## Overlap LN reduce flush and loss combine with decoder backward on side stream

Moves the batched LayerNorm gamma/beta reduction flush and the loss-combine kernel onto the side stream during decoder backward, so they overlap with the main-stream backward instead of running serially afterwards. The batched reduce kernel now accepts a per-item width d, doubles the batch capacity to 32 items, and sorts items by partial count. It also drops the split-P atomicAdd path, so each item is reduced by a single block column over all partials. This cuts launches and serialization, but large-P items lose the intra-item parallelism they had before.

```diff
diff --git a/asr_chinese_e2e_amd/Models/transformer_official.py b/asr_chinese_e2e_amd/Models/transformer_official.py
--- a/asr_chinese_e2e_amd/Models/transformer_official.py
+++ b/asr_chinese_e2e_amd/Models/transformer_official.py
@@ -752,14 +752,18 @@
                     ids, lens = K.ctc_collapse(path, wave_len, PAD_ID)
                     return self._cer_ids(ids, labels32, hyp_len=lens, ref_len=lab_len)
                 pg = self._cer_beside_backward(eng, score, (path, wave_len, labels32, lab_len), inline=lambda: (score(), None))
+        loss_box = []
+
+        def combine():
+            return K.loss_combine(row_nll, n_valid, nll, (1.0 - lam) if self.use_ctc else 1.0, lam)
         if self.use_decoder:
             if d_enc is None:
                 d_enc = torch.zeros_like(enc)
-            eng.decoder_bwd(dcache, dpred, d_enc, d_enc_ready=ctc_done)
+            eng.decoder_bwd(dcache, dpred, d_enc, d_enc_ready=ctc_done, beside=lambda: loss_box.append(combine()))
             if pg is not None:
                 pg = self._cer_beside_backward(eng, lambda: self._cer_ids(ids, ys_out), pg, inline=lambda: pg)
         eng.encoder_bwd(ecache, d_enc)
-        loss = K.loss_combine(row_nll, n_valid, nll, (1.0 - lam) if self.use_ctc else 1.0, lam)
+        loss = loss_box[0] if loss_box else combine()
         self._mwer_mean = None
         if self.mwer_weight > 0.0 and self.use_ctc and not ctc_async:
             risk = eng.last_mwer[4]
diff --git a/asr_chinese_e2e_amd/_lib.py b/asr_chinese_e2e_amd/_lib.py
--- a/asr_chinese_e2e_amd/_lib.py
+++ b/asr_chinese_e2e_amd/_lib.py
@@ -37,10 +37,10 @@
 
 
 class LnReduceItem(ctypes.Structure):
-    _fields_ = [("ws", P), ("dgamma", P), ("dbeta", P), ("dbias", P), ("rows", I)]
-
-
-LN_REDUCE_MAX = 16
+    _fields_ = [("ws", P), ("dgamma", P), ("dbeta", P), ("dbias", P), ("rows", I), ("d", I)]
+
+
+LN_REDUCE_MAX = 32
 
 
 class DecLayerPlan(ctypes.Structure):
diff --git a/asr_chinese_e2e_amd/csrc/ln.hip b/asr_chinese_e2e_amd/csrc/ln.hip
--- a/asr_chinese_e2e_amd/csrc/ln.hip
+++ b/asr_chinese_e2e_amd/csrc/ln.hip
@@ -1,4 +1,6 @@
 #include <stdlib.h>
+
+#include <algorithm>
 
 #include "asr_common.h"
 
@@ -422,29 +424,28 @@
     float* dbeta[ASR_LN_REDUCE_MAX];
     float* dbias[ASR_LN_REDUCE_MAX];
     int P[ASR_LN_REDUCE_MAX];
+    int d[ASR_LN_REDUCE_MAX];
 };
-__global__ __launch_bounds__(1024) void ln_reduce_batched_kernel(const LnReduceBatch bt, int d) {
+__global__ __launch_bounds__(1024) void ln_reduce_batched_kernel(const LnReduceBatch bt) {
     __shared__ float red[32][33];
-    const int it = blockIdx.z, P = bt.P[it];
+    const int it = blockIdx.y, P = bt.P[it], d = bt.d[it];
     const float* __restrict__ part = bt.part[it];
     const int ncols = bt.dbias[it] ? 3 * d : 2 * d;
     const int cg = threadIdx.x & 31, pg = threadIdx.x >> 5;
     const int col = blockIdx.x * 32 + cg;
-    const int ns = P >= 1024 ? (int)gridDim.y : 1;
-    if (blockIdx.x * 32 >= ncols || (int)blockIdx.y >= ns) return;
-    const int per = (P + ns - 1) / ns, pbeg = blockIdx.y * per, pend = min(P, pbeg + per);
+    if (blockIdx.x * 32 >= ncols) return;
     const size_t pstride = (size_t)3 * d;
     float s = 0.f;
     if (col < ncols) {
-        int p = pbeg + pg;
-        for (; p + 7 * 32 < pend; p += 8 * 32) {
+        int p = pg;
+        for (; p + 7 * 32 < P; p += 8 * 32) {
             float v[8];
 #pragma unroll
             for (int u = 0; u < 8; ++u) v[u] = part[(size_t)(p + u * 32) * pstride + col];
 #pragma unroll
             for (int u = 0; u < 8; ++u) s += v[u];
         }
-        for (; p < pend; p += 32) s += part[(size_t)p * pstride + col];
+        for (; p < P; p += 32) s += part[(size_t)p * pstride + col];
     }
     red[pg][cg] = s;
     __syncthreads();
@@ -454,8 +455,7 @@
         for (int i = 0; i < 32; ++i) t += red[i][cg];
         const int k = col / d, c = col - k * d;
         float* out = k == 0 ? bt.dgamma[it] : (k == 1 ? bt.dbeta[it] : bt.dbias[it]);
-        if (ns > 1) atomicAdd(out + c, t);
-        else out[c] += t;
+        out[c] += t;
     }
 }
 }
@@ -465,15 +465,26 @@
     if (d <= 0 || d > 2048) ASR_FAIL(ASR_EINVAL, "asr_add_ln_bwd_reduce_batched: bad d=%d", d);
     LnReduceBatch bt;
     memset(&bt, 0, sizeof(bt));
+    int dmax = 0;
     for (int i = 0; i < n; ++i) {
-        if (!items[i].ws || !items[i].dgamma || !items[i].dbeta || items[i].rows <= 0) ASR_FAIL(ASR_EINVAL, "asr_add_ln_bwd_reduce_batched: bad item %d", i);
-        bt.part[i] = (const float*)items[i].ws;
-        bt.dgamma[i] = items[i].dgamma;
-        bt.dbeta[i] = items[i].dbeta;
-        bt.dbias[i] = items[i].dbias;
-        bt.P[i] = ln_grid(items[i].rows);
-    }
-    ln_reduce_batched_kernel<<<dim3(ceil_div(3 * d, 32), asr_deterministic() ? 1 : 4, n), 1024, 0, (hipStream_t)stream>>>(bt, d);
+        const int di = items[i].d ? items[i].d : d;
+        if (!items[i].ws || !items[i].dgamma || !items[i].dbeta || items[i].rows <= 0 || di <= 0 || di > 2048)
+            ASR_FAIL(ASR_EINVAL, "asr_add_ln_bwd_reduce_batched: bad item %d", i);
+        dmax = di > dmax ? di : dmax;
+    }
+    int order[ASR_LN_REDUCE_MAX];
+    for (int i = 0; i < n; ++i) order[i] = i;
+    std::stable_sort(order, order + n, [&](int a, int b) { return ln_grid(items[a].rows) > ln_grid(items[b].rows); });
+    for (int i = 0; i < n; ++i) {
+        const asr_ln_reduce_item& q = items[order[i]];
+        bt.part[i] = (const float*)q.ws;
+        bt.dgamma[i] = q.dgamma;
+        bt.dbeta[i] = q.dbeta;
+        bt.dbias[i] = q.dbias;
+        bt.P[i] = ln_grid(q.rows);
+        bt.d[i] = q.d ? q.d : d;
+    }
+    ln_reduce_batched_kernel<<<dim3(ceil_div(3 * dmax, 32), n), 1024, 0, (hipStream_t)stream>>>(bt);
     ASR_CHECK_LAUNCH("asr_add_ln_bwd_reduce_batched");
     return ASR_OK;
 }
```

########################################

--- Directions for this task ---
Each line in the material with "class" in it must be reported.

--- Solution for this exercise ---
 class LnReduceItem(ctypes.Structure):
 class DecLayerPlan(ctypes.Structure):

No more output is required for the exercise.